La historia de mi ciudad comenzó a escribirse con el primer golpe de piqueta que se dio para cavar el canal de Suez. No tardaron en arribar a sus costas tanto egipcios como extranjeros, en la esperanza de labrarse un futuro en sus tierras. Muchos se acabaron quedando hasta expirar su último aliento de vida.
Si uno callejea por el extremo occidental de la ciudad, enseguida se topa, en la zona de acceso a la Playa Bonita, con la cancela de entrada al cementerio de la ciudad antigua de Puerto Saíd. El cementerio se divide en distintas secciones: la de los difuntos de la Mancomunidad de Naciones, la de los católicos, la de los ortodoxos y, por último, las cinco pertenecientes a los musulmanes. Además, el recinto ha sido ampliado recientemente para incluir cinco secciones adicionales en el arrabal de Abu Auf.

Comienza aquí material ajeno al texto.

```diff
@@ -378,7 +384,7 @@
   for (int i = 0; i < n; ++i) all_small = all_small && gemm_ct(a[i], node_ct_override()) == 1;
   int ct = 4;
   for (int i = 0; i < n; ++i) {
-    const int c = gemm_ct(a[i], node_ct_override(), all_small);
+    const int c = a[i].row_idx2 ? 0 : gemm_ct(a[i], node_ct_override(), all_small);
     if (c == 0) return hipErrorInvalidValue;
     if (c < ct) ct = c;
   }
@@ -403,12 +409,13 @@
 inline hipError_t launch_node_linear(hipStream_t s, const NodeLinearArgs& a) {
   if (a.M <= 0 || a.N <= 0) return hipSuccess;
   const bool vec = vec_ok(a);
-  if ((long)a.M * a.N >= 64 * 1024 && gemm_ct(a, node_ct_override()) != 0) return launch_node_group(s, &a, 1);
+  const int rows = a.M + (a.row_idx2 ? a.M2 : 0);
+  if ((long)a.M * a.N >= 64 * 1024 && !a.row_idx2 && gemm_ct(a, node_ct_override()) != 0) return launch_node_group(s, &a, 1);
   const int ny = (a.N + 127) / 128;
   const long tiles128 = (long)((a.M + 127) / 128) * ny;
   const bool big = tiles128 >= 512 && !a.row_idx;
   const int bm = big ? 128 : 64;
-  dim3 grid((a.M + bm - 1) / bm, ny), block(kThreads);
+  dim3 grid((rows + bm - 1) / bm, ny), block(kThreads);
   if (big) {
     if (vec) hipLaunchKernelGGL((node_linear_kernel<128, true>), grid, block, 0, s, a);
     else     hipLaunchKernelGGL((node_linear_kernel<128, false>), grid, block, 0, s, a);
diff --git a/diffsbdd_amd/engine.py b/diffsbdd_amd/engine.py
--- a/diffsbdd_amd/engine.py
+++ b/diffsbdd_amd/engine.py
@@ -294,6 +294,16 @@
         _lib.check(self.lib.dsbdd_engine_graph_stats(self.handle, C.byref(r), C.byref(c), C.byref(g)))
         return r.value, c.value, g.value
 
+    def graph_nodes(self):
+        n = C.c_int64(0)
+        _lib.check(self.lib.dsbdd_engine_graph_nodes(self.handle, C.byref(n)))
+        return n.value
+
+    def pq_buffer_ptr(self):
+        p = C.c_void_p()
+        _lib.check(self.lib.dsbdd_engine_pq_buffer(self.handle, C.byref(p)))
+        return p.value
+
     def edge_count(self, n_nodes):
         import numpy as np
         torch.cuda.synchronize(self.device)
diff --git a/include/diffsbdd_hip.h b/include/diffsbdd_hip.h
--- a/include/diffsbdd_hip.h
+++ b/include/diffsbdd_hip.h
@@ -103,12 +103,13 @@
 int dsbdd_engine_profile_read(dsbdd_engine* e, double* total_ms, int64_t* launches);
 
 int dsbdd_engine_graph_stats(const dsbdd_engine* e, int64_t* replays, int64_t* captures, int64_t* eager);
+int dsbdd_engine_graph_nodes(const dsbdd_engine* e, int64_t* nodes);
 
 int dsbdd_engine_last_plan(const dsbdd_engine* e, int32_t* radius, int32_t* ghost, int32_t capacity,
                            int32_t* n_stages, int32_t* timed_level);
 
 enum { DSBDD_OPT_PRUNE = 0, DSBDD_OPT_CONE = 1, DSBDD_OPT_GRANULE16 = 2, DSBDD_OPT_EMU = 3, DSBDD_OPT_SPLITK = 4,
-       DSBDD_OPT_SHELL = 5, DSBDD_OPT_TAIL = 6 };
+       DSBDD_OPT_SHELL = 5, DSBDD_OPT_TAIL = 6, DSBDD_OPT_READ_ROWS = 7 };
 int dsbdd_engine_set_option(dsbdd_engine* e, int which, int value);
 int dsbdd_engine_get_option(const dsbdd_engine* e, int which);
 
@@ -120,6 +121,7 @@
   DSBDD_BUF_LEVEL_STATS
 };
 int dsbdd_engine_buffer(const dsbdd_engine* e, int which, void** ptr_out);
+int dsbdd_engine_pq_buffer(const dsbdd_engine* e, void** ptr_out);
 
 enum { DSBDD_SHELL_STATS = 0, DSBDD_SHELL_COUNT, DSBDD_SHELL_ROW, DSBDD_SHELL_COL, DSBDD_SHELL_PTR, DSBDD_SHELL_DEG };
 int dsbdd_engine_shell_read(const dsbdd_engine* e, int which, int list, void* dst, int64_t count);
```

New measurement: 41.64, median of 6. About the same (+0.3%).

Nada más adentrarme en la sección del cementerio reservada a los extranjeros, tropecé con una lápida cuya emotiva inscripción rezaba:
“Querido hijo mío / descansa en paz / en esta tierra extraña / tan distante / de aquellos tus seres queridos / que lloran tu pérdida”
El sargento J.R. Marchello había caído en la Segunda Guerra Mundial. El epitafio era obra de su padre.

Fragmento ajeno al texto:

template <int WGM, int WGN, int TM, int TN, bool GROUPED, int PS = 0>
__global__ __launch_bounds__(256) void conv_f16x3_kernel(const egne_conv_desc p, const _Float16* __restrict__ whi,
                                                         const _Float16* __restrict__ wlo, float a_scale,
                                                         float out_scale, float* __restrict__ ksplit_ws) {
  egne::dyn_scales(p.dyn_scale, a_scale, out_scale);
  constexpr int BM = WGM * TM * 32, BN = WGN * TN * 32;
  constexpr int AR = BM / 32;
  constexpr int BI = (BN * 4 + 255) / 256;
  __shared__ __attribute__((aligned(16))) _Float16 lds[(2 * BM + 2 * BN) * LDH];
  _Float16* Ahi = lds;
  _Float16* Alo = Ahi + BM * LDH;
  _Float16* Bhi = Alo + BM * LDH;
  _Float16* Blo = Bhi + BN * LDH;

  const int tid = threadIdx.x, lane = tid & 63, wave = tid >> 6;
  const int li = lane & 31, lh = lane >> 5;
  const int wm = wave / WGN, wn = wave % WGN;
  const long long M = (long long)p.B * p.Ho * p.Wo;
  const long long m0 = (long long)blockIdx.x * BM;
  const int n0 = blockIdx.y * BN;
  const int T = p.kh * p.kw;
  const egne_seg sg = p.seg[0];
  const int hw = p.Ho * p.Wo;
  const int b0 = (int)(m0 / hw);
  const int frame_px = p.H * p.W;
  const long long in_left = ((long long)p.B - b0) * frame_px * sg.pix_stride * 4;
  const __amdgpu_buffer_rsrc_t rin = make_rsrc(sg.ptr + (long long)b0 * frame_px * sg.pix_stride,
                                               (unsigned)(in_left < 0x7fffffffll ? in_left : 0x7fffffffll));
  const unsigned wbytes = (unsigned)p.ngroups * T * p.CoutP * p.Ktot * 2u;
  const __amdgpu_buffer_rsrc_t rwh = make_rsrc(whi, wbytes), rwl = make_rsrc(wlo, wbytes);

  const int col4 = tid & 7, rbase = tid >> 3;
  int roff[AR], pb[AR], pyx[AR];
#pragma unroll
  for (int i = 0; i < AR; ++i) {
    const long long m = m0 + rbase + 32 * i;
    const int b = (int)(m / hw);
    const int r = (int)(m - (long long)b * hw);
    const int oy = r / p.Wo, ox = r - oy * p.Wo;
    pb[i] = m < M ? b : -1; pyx[i] = (oy << 16) | ox;
    roff[i] = ((((b - b0) * p.H + oy) * p.W + ox) * (int)sg.pix_stride + sg.ch_off) * 4 + ((PS & 2) ? (col4 >> 2) * 64 + (col4 & 3) * 16 : col4 * 16);
  }
  unsigned tapmask[AR];
  auto make_masks = [&](int g) {
    const int dil = p.dil[g];
#pragma unroll
    for (int i = 0; i < AR; ++i) {
      unsigned mk = 0;
      for (int ky = 0; ky < p.kh; ++ky)
        for (int kx = 0; kx < p.kw; ++kx) {
          const int iy = (pyx[i] >> 16) + (ky - p.pad_h) * dil, ix = (pyx[i] & 0xffff) + (kx - p.pad_w) * dil;
          if (pb[i] >= 0 && iy >= 0 && iy < p.H && ix >= 0 && ix < p.W) mk |= 1u << (ky * p.kw + kx);
        }
      tapmask[i] = mk;
    }
  };
  make_masks(0);

  int boff[BI];
#pragma unroll
  for (int j = 0; j < BI; ++j) {
    const int item = tid + 256 * j;
    const int row = item >> 2, piece = item & 3;
    boff[j] = row < BN ? ((n0 + row) * p.Ktot + piece * 8) * 2 : (int)OOB;
  }

  u32x4 ra[AR];
  u32x4 rbh[BI], rbl[BI];
  unsigned okmask = 0;
  int st_c = 0;
// ... 137 lines not shown
            const float v = acc[tm][tn][r] * out_scale + bv;
            res[tm][tn][r] += fmaxf(v, v * slope_out);
          }
          acc[tm][tn] = (f32x16)(0.f);
        }
      }
    }
    __syncthreads();
    if (more) store_step();
    __syncthreads();
    g = ng; tap = ntap; c0 = nc0;
  }

  const long long left = M - m0;
  if (!GROUPED && Z > 1) {
    float* wz = ksplit_ws + ((long long)zi * M + m0) * p.CoutP;
#pragma unroll
    for (int tn = 0; tn < TN; ++tn) {
      const int n = n0 + (wn * TN + tn) * 32 + li;
#pragma unroll
      for (int tm = 0; tm < TM; ++tm) {
        const int mrow = (wm * TM + tm) * 32 + 4 * lh;
#pragma unroll
        for (int r = 0; r < 16; ++r) {
          const int mr = mrow + (r & 3) + 8 * (r >> 2);
          if (mr < left) wz[(long long)mr * p.CoutP + n] = acc[tm][tn][r] * out_scale;
        }
      }
    }
    return;
  }
  const __amdgpu_buffer_rsrc_t rout = make_rsrc(p.out + m0 * p.out_pix_stride, (unsigned)((left < BM ? left : BM) * p.out_pix_stride * 4));
  const __amdgpu_buffer_rsrc_t rres = make_rsrc(p.residual ? p.residual + m0 * p.res_pix_stride : nullptr,
                                                p.residual ? (unsigned)((left < BM ? left : BM) * p.res_pix_stride * 4) : 0u);
  const int ostep = (int)p.out_pix_stride * 4, rstep = (int)p.res_pix_stride * 4;
  bool bad = false;
#pragma unroll
  for (int tn = 0; tn < TN; ++tn) {
    const int n = n0 + (wn * TN + tn) * 32 + li;
    const bool nok = n < p.Cout_store;
    const float bv = (!GROUPED && p.bias && nok) ? p.bias[n] : 0.f;
    float ps = 1.f, pt = 0.f;
    if (p.post_scale && nok) { ps = p.post_scale[n]; pt = p.post_shift[n]; }
#pragma unroll
    for (int tm = 0; tm < TM; ++tm) {
      const int mrow = (wm * TM + tm) * 32 + 4 * lh;
      const unsigned o0 = nok ? (unsigned)(mrow * ostep + (p.out_ch_off + n) * 4) : OOB;
      float rv[16];
#pragma unroll
      for (int r = 0; r < 16; ++r) rv[r] = 0.f;
      if (p.residual) {
        const unsigned r0 = nok ? (unsigned)(mrow * rstep + (p.res_ch_off + n) * 4) : OOB;
#pragma unroll
        for (int r = 0; r < 16; ++r)
          rv[r] = __builtin_bit_cast(float, __builtin_amdgcn_raw_buffer_load_b32(rres, (int)(r0 + ((r & 3) + 8 * (r >> 2)) * rstep), 0, 0));
      }
      if constexpr (PS & 1) {
        const unsigned s0 = nok ? (unsigned)(mrow * ostep + (p.out_ch_off + (n & ~31)) * 4 + (n & 31) * 2) : OOB;
#pragma unroll
        for (int r = 0; r < 16; r += 2) {
          float v0 = acc[tm][tn][r] * out_scale + bv, v1 = acc[tm][tn][r + 1] * out_scale + bv;
          v0 = fmaxf(v0, v0 * slope_out); v1 = fmaxf(v1, v1 * slope_out);
          h2 hh, ll;
          egne::split2(v0, v1, p.out_split_scale, hh, ll);
          if (tn == 0) bad |= egne_nonfinite(v0) || egne_nonfinite(v1) || egne_nonfinite((float)hh[0]) || egne_nonfinite((float)hh[1]);
#pragma unroll
          for (int e = 0; e < 2; ++e) {
            const int o = (int)(s0 + (((r + e) & 3) + 8 * ((r + e) >> 2)) * ostep);
            const _Float16 he = hh[e], le = ll[e];
            __builtin_amdgcn_raw_buffer_store_b16(__builtin_bit_cast(unsigned short, he), rout, o, 0, 0);
            __builtin_amdgcn_raw_buffer_store_b16(__builtin_bit_cast(unsigned short, le), rout, o + 64, 0, 0);
          }
        }
        continue;
      }
#pragma unroll
      for (int r = 0; r < 16; ++r) {
        float v;
        if (GROUPED) v = res[tm][tn][r];
        else { v = acc[tm][tn][r] * out_scale + bv; v = fmaxf(v, v * slope_out); }
        v = v * ps + pt + rv[r];
        if (tn == 0) bad |= egne_nonfinite(v);
        __builtin_amdgcn_raw_buffer_store_b32(__builtin_bit_cast(unsigned, v), rout, (int)(o0 + ((r & 3) + 8 * (r >> 2)) * ostep), 0, 0);
      }
    }
  }
  egne_ovf_commit(bad, p.ovf_flag);
}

Un poco más adelante, dejé de tenerle miedo a la muerte y a la soledad en que redunda. La majestuosidad que destila el ocaso de la vida de todo ser humano me había secuestrado los sentidos. El cementerio constituía un remanso de paz y tranquilidad en medio del frenesí que engendraba la vida que bullía allende sus dominios. El césped presentaba un aspecto cuidado y las lápidas estaban perfectamente alineadas, confiriendo al conjunto un cariz de armonía y equilibrio. Las lápidas se hallaban adornadas con guirnaldas de rosas, cuyo exquisito aroma propalaba el mensaje de amor que los vivos enviaban a los soldados caídos en las guerras mundiales.

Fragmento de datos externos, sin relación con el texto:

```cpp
#ifdef F16_RK4_512
constexpr bool RK4_512 = true;
#else
constexpr bool RK4_512 = false;
#endif
template <bool LQR, bool SCHED, bool COST, int STAGES = 1, bool GS = false>
static int rollout_dispatch(f16_ctx *ctx, RolloutArgsGS<SCHED, COST, GS> &a, void *stream) {
  const hipStream_t st = (hipStream_t)stream;
  const long B = a.B;
  const bool hifi = a.fi == 1;
  static const long max4w = [] { const char *e = getenv("F16_ROLLOUT_4W_MAXB"); return e ? atol(e) : 64L * 256; }();
  static const long maxq = [] { const char *e = getenv("F16_ROLLOUT_QUAD_MAXB"); return e ? atol(e) : 16L * 256; }();
  const char *const what = COST ? "f16_rollout_cost launch" : "f16_rollout launch";
  if (a.flags & F16_FLAG_ONE_LANE) {
    if constexpr (GS) hipLaunchKernelGGL((k_rollout_exact_gs<STAGES>), one_lane_grid(B), dim3(64), 0, st, a);
    else
    hipLaunchKernelGGL((k_rollout_exact<LQR, SCHED, COST, STAGES>), one_lane_grid(B), dim3(64), 0, st, a);
    return hip_check(hipGetLastError(), what);
  }
  if constexpr (!COST && STAGES == 1 && !GS) {
    if (hifi && B <= 2 * maxq) {
      if (B <= maxq) hipLaunchKernelGGL((k_rollout_q<1, LQR, SCHED>), dim3((unsigned)((B + 15) / 16)), dim3(256), 0, st, a);
      else hipLaunchKernelGGL((k_rollout_q<2, LQR, SCHED>), dim3((unsigned)((B + 31) / 32)), dim3(512), 0, st, a);
      return hip_check(hipGetLastError(), what);
    }
    if (hifi && B <= max4w) {
      hipLaunchKernelGGL((k_rollout_4w<LQR, SCHED>), dim3((unsigned)((B + 63) / 64)), dim3(256), 0, st, a);
      return hip_check(hipGetLastError(), what);
    }
  }
  constexpr bool WIDE = STAGES == 1 || RK4_512;
  Geometry g = geometry(B, a.fi, WIDE ? 512 : 256);
#ifdef F16_FAST_DIV
  static const int use_i32 = [] { const char *e = getenv("F16_ROLLOUT_I32"); return e ? atoi(e) : 1; }();
  if constexpr (WIDE) if (hifi && use_i32 && g.block == 512) {
    a.tab32 = ctx->d_tab32;
    if constexpr (GS) hipLaunchKernelGGL((k_rollout_i_gs<512, STAGES>), dim3(g.grid), dim3(512), 0, st, a);
    else
    hipLaunchKernelGGL((k_rollout_i<512, LQR, SCHED, COST, STAGES>), dim3(g.grid), dim3(512), 0, st, a);
    return hip_check(hipGetLastError(), what);
  }
#endif
  if (LQR && g.block == 512) g.block = 256;
  by_block(g, [&](auto block) {
    constexpr int BLOCK = decltype(block)::value;
    if constexpr (GS && BLOCK < 512) {
      if (a.fi == 0) hipLaunchKernelGGL((k_rollout_gs<BLOCK, 0, STAGES>), dim3(g.grid), dim3(BLOCK), 0, st, a);
      else hipLaunchKernelGGL((k_rollout_gs<BLOCK, -1, STAGES>), dim3(g.grid), dim3(BLOCK), 0, st, a);
    } else
    if constexpr (!((LQR || !WIDE) && BLOCK == 512)) {
      if (a.fi == 0) hipLaunchKernelGGL((k_rollout<BLOCK, 0, LQR, SCHED, COST, STAGES>), dim3(g.grid), dim3(BLOCK), 0, st, a);
      else hipLaunchKernelGGL((k_rollout<BLOCK, -1, LQR, SCHED, COST, STAGES>), dim3(g.grid), dim3(BLOCK), 0, st, a);
    }
  });
  return hip_check(hipGetLastError(), what);
}

struct PlantRollout {
  const char *missing;
  const double *x;
  const double *u;
  double *out;
  double *traj;
  int32_t *status;
  long B, ld;
  int nsteps, traj_every;
  double dt, xcg;
  int fi;
  unsigned flags;
  const double *seq = nullptr;
  int hold = 1;
  const double *K = nullptr, *dem = nullptr;
  double *u_out = nullptr;
  long B0 = 0, ld0 = 0;
  const double *x_ref = nullptr, *u_ref = nullptr;
// ... 217 lines not shown
```

f16_mpc_oop_py_amd/csrc/f16_plant.hpp:

```cpp
#pragma once
#include <hip/hip_runtime.h>

#include "f16_tables.h"

namespace f16 {

constexpr int ST_ALPHA1 = 1, ST_ALPHA2 = 2, ST_BETA = 4, ST_EL = 8, ST_ENVELOPE = 16, ST_NONFINITE = 32;
constexpr unsigned FLAG_FIX_CLR = 1u, FLAG_NO_ENVELOPE = 2u, FLAG_NO_CELL_CACHE = 16u;

#define F16_DEV __device__ __forceinline__

#ifdef F16_FAST_DIV
#define F16_DIVC(x, c) ((x) * (1.0 / (c)))
#else
#define F16_DIVC(x, c) ((x) / (c))
#endif

__device__ __forceinline__ double f16_rcp(double x) {
#ifdef F16_FAST_DIV
  double r = __builtin_amdgcn_rcp(x);
  r = fma(r, fma(-x, r, 1.0), r);
  r = fma(r, fma(-x, r, 1.0), r);
  return r;
#else
// ... 29 lines not shown
  static F16_DEV double kvv(double k, double b, double c) { return fma_svv(k, b, c); }
};
struct KVector {
  static F16_DEV double vvk(double a, double b, double k) { return fma_vvv(a, b, k); }
  static F16_DEV double kvv(double k, double b, double c) { return fma_vvv(k, b, c); }
};
F16_DEV void in_vgpr(double &x) { asm volatile("" : "+v"(x)); }
template <typename T>
F16_DEV void table_in_vgprs(T &t) {
  double *d = reinterpret_cast<double *>(&t);
#pragma unroll
  for (unsigned i = 0; i < sizeof(T) / sizeof(double); ++i) in_vgpr(d[i]);
}

struct PowK {
  double log2e, ln2_hi, ln2_lo, nln2_hi, nln2_lo, two_thirds;
  double E[10];
  double L[7];
};
constexpr PowK POW_K = {
    1.44269504088896338700e+00, 6.93147180559945286227e-01, 2.31904681384629955842e-17, -6.93147180559945286227e-01,
    -2.31904681384629955842e-17, 6.66666666666666629659e-01,
    {2.50223225676461415e-08, 2.76309034901126543e-07, 2.75575145458253105e-06, 2.48014910390950412e-05, 1.98412695891155217e-04,
     1.38888889459163820e-03, 8.33333333345504315e-03, 4.16666666665197541e-02, 1.66666666666664770e-01, 5.00000000000001221e-01},
    {1.53670161652585818e-01, 1.52503063567000663e-01, 1.81863527724766383e-01, 2.22221384831011309e-01, 2.85714293974435540e-01,
     3.99999999961319630e-01, 6.66666666666728247e-01}};

struct LogQuot {
  double h, l;
  int e;
};
template <typename OP = KScalar>
F16_DEV LogQuot log_k_quot(const PowK &K, double x) {
  const double m = __builtin_amdgcn_frexp_mant(x);
  const bool lo = m < K.two_thirds;
  const double sc = lo ? 2.0 : 1.0;
  const int e = __builtin_amdgcn_frexp_exp(x) + (lo ? -1 : 0);
  const double ym1 = fma(m, sc, -1.0), yp1 = fma(m, sc, 1.0);
  const double ylo = fma(m, sc, -(yp1 + -1.0));
  double r = __builtin_amdgcn_rcp(yp1);
  r = fma(fma(-yp1, r, 1.0), r, r);
  r = fma(fma(-yp1, r, 1.0), r, r);
  const double q = ym1 * r;
  const double p = yp1 * q;
  const double pl = fma(q, ylo, fma(q, yp1, -p));
  const double s25 = fma(yp1, q, pl);
  const double s27 = pl - fma(-yp1, q, s25);
  const double d28 = ym1 - s25;
  const double d32 = d28 + (((ym1 - d28) - s25) - s27);
  const double h = fma(r, d32, q);
  const double l = fma(r, d32, -fma(-ym1, r, h));
  return {h, l, e};
}
template <typename OP = KScalar>
F16_DEV double log_k_sum(const PowK &K, double x, const LogQuot &qt) {
  const double h = qt.h, l = qt.l;
  const int e = qt.e;
  const double z = h * h;
  double c = OP::vvk(z, K.L[0], K.L[1]);
#pragma unroll
  for (int k = 2; k < 7; ++k) c = OP::vvk(z, c, K.L[k]);
  const double a44 = __builtin_ldexp(h, 1), a45 = __builtin_ldexp(l, 1);
  const double t46 = h * z;
  const double u48 = fma(t46, c, a44);
  const double u50 = fma(t46, c, -(u48 - a44));
  const double u51 = a45 + u50;
  const double u52 = u48 + u51;
  const double u54 = u51 - (u52 - u48);
  const double f = (double)e;
  const double g56n = f * K.nln2_hi;
  const double g59 = OP::kvv(K.ln2_lo, f, OP::kvv(K.ln2_hi, f, g56n));
  const double g60 = OP::kvv(K.ln2_hi, f, g59);
  const double g62 = g59 - OP::kvv(K.nln2_hi, f, g60);
  const double w63 = g60 + u52;
  const double w64 = w63 - g60;
  const double w68 = (u52 - w64) + (g60 - (w63 - w64));
  const double v69 = g62 + u54;
  const double v70 = v69 - g62;
  const double v74 = (u54 - v70) + (g62 - (v69 - v70));
  const double k75 = v69 + w68;
  const double k76 = w63 + k75;
  const double k80 = k76 + (v74 + (k75 - (k76 - w63)));
  double res = __builtin_fabs(x) == __builtin_inf() ? x : k80;
  res = x < 0.0 ? __builtin_nan("") : res;
  return x == 0.0 ? -__builtin_inf() : res;
}
template <typename OP = KScalar>
F16_DEV double log_k(const PowK &K, double x) {
  return log_k_sum<OP>(K, x, log_k_quot<OP>(K, x));
}

template <typename OP = KScalar>
F16_DEV double exp_k(const PowK &K, double x) {
  const double n = rint(x * K.log2e);
  const double r = OP::kvv(K.nln2_lo, n, OP::kvv(K.nln2_hi, n, x));
  double c = OP::vvk(r, K.E[0], K.E[1]);
#pragma unroll
  for (int k = 2; k < 10; ++k) c = OP::vvk(r, c, K.E[k]);
  c = fma(r, c, 1.0);
  c = fma(r, c, 1.0);
  double res = __builtin_ldexp(c, (int)n);
  res = x > 1024.0 ? __builtin_inf() : res;
  return x < -1075.0 ? 0.0 : res;
}

struct AtmosAlt {
  double tfac, temp, t4;
};
F16_DEV AtmosAlt atmos_alt(double alt) {
  AtmosAlt h;
  h.tfac = 1 - .703e-5 * alt;
  h.temp = 519.0 * h.tfac;
  if (alt >= 35000.0) h.temp = 390;
#ifdef F16_FAST_POW
// ... 897 lines not shown
```

f16_mpc_oop_py_amd/csrc/f16_plant_quad.hpp:

```cpp
#pragma once
#include "f16_plant.hpp"

namespace f16 {

template <int J>
F16_DEV double quad_bcast(double v) {
  constexpr int ctrl = J | (J << 2) | (J << 4) | (J << 6);
  int lo = __double2loint(v), hi = __double2hiint(v);
  lo = __builtin_amdgcn_mov_dpp(lo, ctrl, 0xF, 0xF, true);
  hi = __builtin_amdgcn_mov_dpp(hi, ctrl, 0xF, 0xF, true);
  return __hiloint2double(hi, lo);
}

template <int J>
F16_DEV int quad_bcast_i(int v) {
  constexpr int ctrl = J | (J << 2) | (J << 4) | (J << 6);
  return __builtin_amdgcn_mov_dpp(v, ctrl, 0xF, 0xF, true);
}

F16_DEV void quad_taken_here_1(double &v) { asm volatile("" : "+v"(v)); }
F16_DEV void quad_taken_here_1(int &v) { asm volatile("" : "+v"(v)); }
template <typename... T>
F16_DEV void quad_taken_here(T &...v) { (quad_taken_here_1(v), ...); }

F16_DEV void quad_store_sample(const double (&smp)[5], double *tr, int s, long ld) {
#pragma unroll
  for (int j = 0; j < 5; ++j) {
    const int kk = s + 4 * j;
    if (kk < 18) __builtin_nontemporal_store(smp[j], tr + kk * ld);
  }
}

struct QuadBr { BrCell c; int ja, jb, jd; bool offa, offb, offd; };
template <bool USE_D2, typename TP>
F16_DEV BrRaw quad_br_load(TP T, double alpha, double beta, double el, int s, int &nX, double &vX) {
  const int ax = s < 2 ? s : 2;
  const int gel = USE_D2 ? (int)(el >= 0.0) : (el >= -10.0) + (el >= 0.0) + (el >= 10.0);
  const int offX = ax == 0 ? OFF_BP_A1 : (ax == 1 ? OFF_BP_B1 : (USE_D2 ? OFF_BP_D2 : OFF_BP_D1));
  nX = ax == 0 ? N_A1 : (ax == 1 ? N_B1 : (USE_D2 ? N_D2 : N_D1));
  vX = ax == 0 ? alpha : (ax == 1 ? beta : el);
  const int gX = ax == 0 ? alpha_guess(alpha) : (ax == 1 ? beta_guess(beta) : gel);
  return br_load(T + offX, nX, gX);
}
F16_DEV QuadBr quad_br_cells(const BrRaw &r, int nX, double vX) {
  QuadBr q;
  bool off;
  q.c = br_cell(r, nX, vX, off);
  q.ja = quad_bcast_i<0>(q.c.j); q.jb = quad_bcast_i<1>(q.c.j); q.jd = quad_bcast_i<2>(q.c.j);
  const int o = off ? 1 : 0;
  q.offa = quad_bcast_i<0>(o) != 0; q.offb = quad_bcast_i<1>(o) != 0; q.offd = quad_bcast_i<2>(o) != 0;
  return q;
}

struct QuadCell { int ja, jb, jd; double x0, x1; };
F16_DEV QuadCell quad_cell_none() { QuadCell c; c.ja = c.jb = c.jd = 0; c.x0 = c.x1 = __builtin_nan(""); return c; }
template <bool USE_D2, bool CACHE, typename TP>
F16_DEV QuadBr quad_br_cached(TP T, double alpha, double beta, double el, int s, unsigned flags, QuadCell &cc, bool &hit) {
  const double v = s == 0 ? alpha : (s == 1 ? beta : el);
  const bool in = cc.x0 <= v && v < cc.x1;
  QuadBr q;
  hit = CACHE && !(flags & FLAG_NO_CELL_CACHE) && __builtin_amdgcn_ballot_w64(!in) == 0;
  if (hit) {
    q.c.j = 0; q.c.v = v; q.c.x0 = cc.x0; q.c.x1 = cc.x1;
    q.ja = cc.ja; q.jb = cc.jb; q.jd = cc.jd;
    q.offa = q.offb = q.offd = false;
  } else {
    int nX; double vX;
    const BrRaw rx = quad_br_load<USE_D2>(T, alpha, beta, el, s, nX, vX);
    F16_PHASE();
    q = quad_br_cells(rx, nX, vX);
    if (CACHE) { cc.ja = q.ja; cc.jb = q.jb; cc.jd = q.jd; cc.x0 = q.c.x0; cc.x1 = q.c.x1; }
  }
  return q;
}
F16_DEV void quad_br_axes(const QuadBr &q, Axis &a, Axis &b, Axis &d) {
  const Axis own = br_axis(q.c);
  a.j = q.ja; a.l = quad_bcast<0>(own.l); a.m = quad_bcast<0>(own.m);
  b.j = q.jb; b.l = quad_bcast<1>(own.l); b.m = quad_bcast<1>(own.m);
  d.j = q.jd; d.l = quad_bcast<2>(own.l); d.m = quad_bcast<2>(own.m);
}

struct LongCorners {
  Q4 qlo, qhi, q0, qlef;
  double g0, g1, m0, m1, h0, h1, e0, e1, r0, r1, p0, p1, b0, b1, hr0, hr1, hp0, hp1, a45;
};
struct LatCorners {
  Q4 qlo, qhi, q0, qy, qr, qa, ql, qal;
  double a45;
};

template <bool PIN>
F16_DEV double lerp_d(double f1, double f2, const Axis &a) {
  if constexpr (PIN) return __builtin_fma(a.l, f2, a.m * f1);
  else return lerp(f1, f2, a);
}
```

A través de una pequeña verja de hierro se accedía a otra sección del cementerio. Me dirigí hacia la garita del vigilante y, a medio camino, mis ojos incidieron en una tumba que parecía no haber recibido visitas desde hacía mucho tiempo. Su estado decadente recordaba a los vanitas barrocos que aspiraban a representar la fugacidad del tiempo presente. Los extranjeros o bien se hallaban sepultados bajo tierra, o bien habían levado anclas sin ánimo de retornar tiempo atrás. El vigilante del cementerio era musulmán, pero sus facciones se asemejaban a las de los europeos: su tez blanca, sus ojos claros, … Se hallaba sentado en soledad, únicamente acompañado por su perro, que no paraba de ladrar a nuestro alrededor.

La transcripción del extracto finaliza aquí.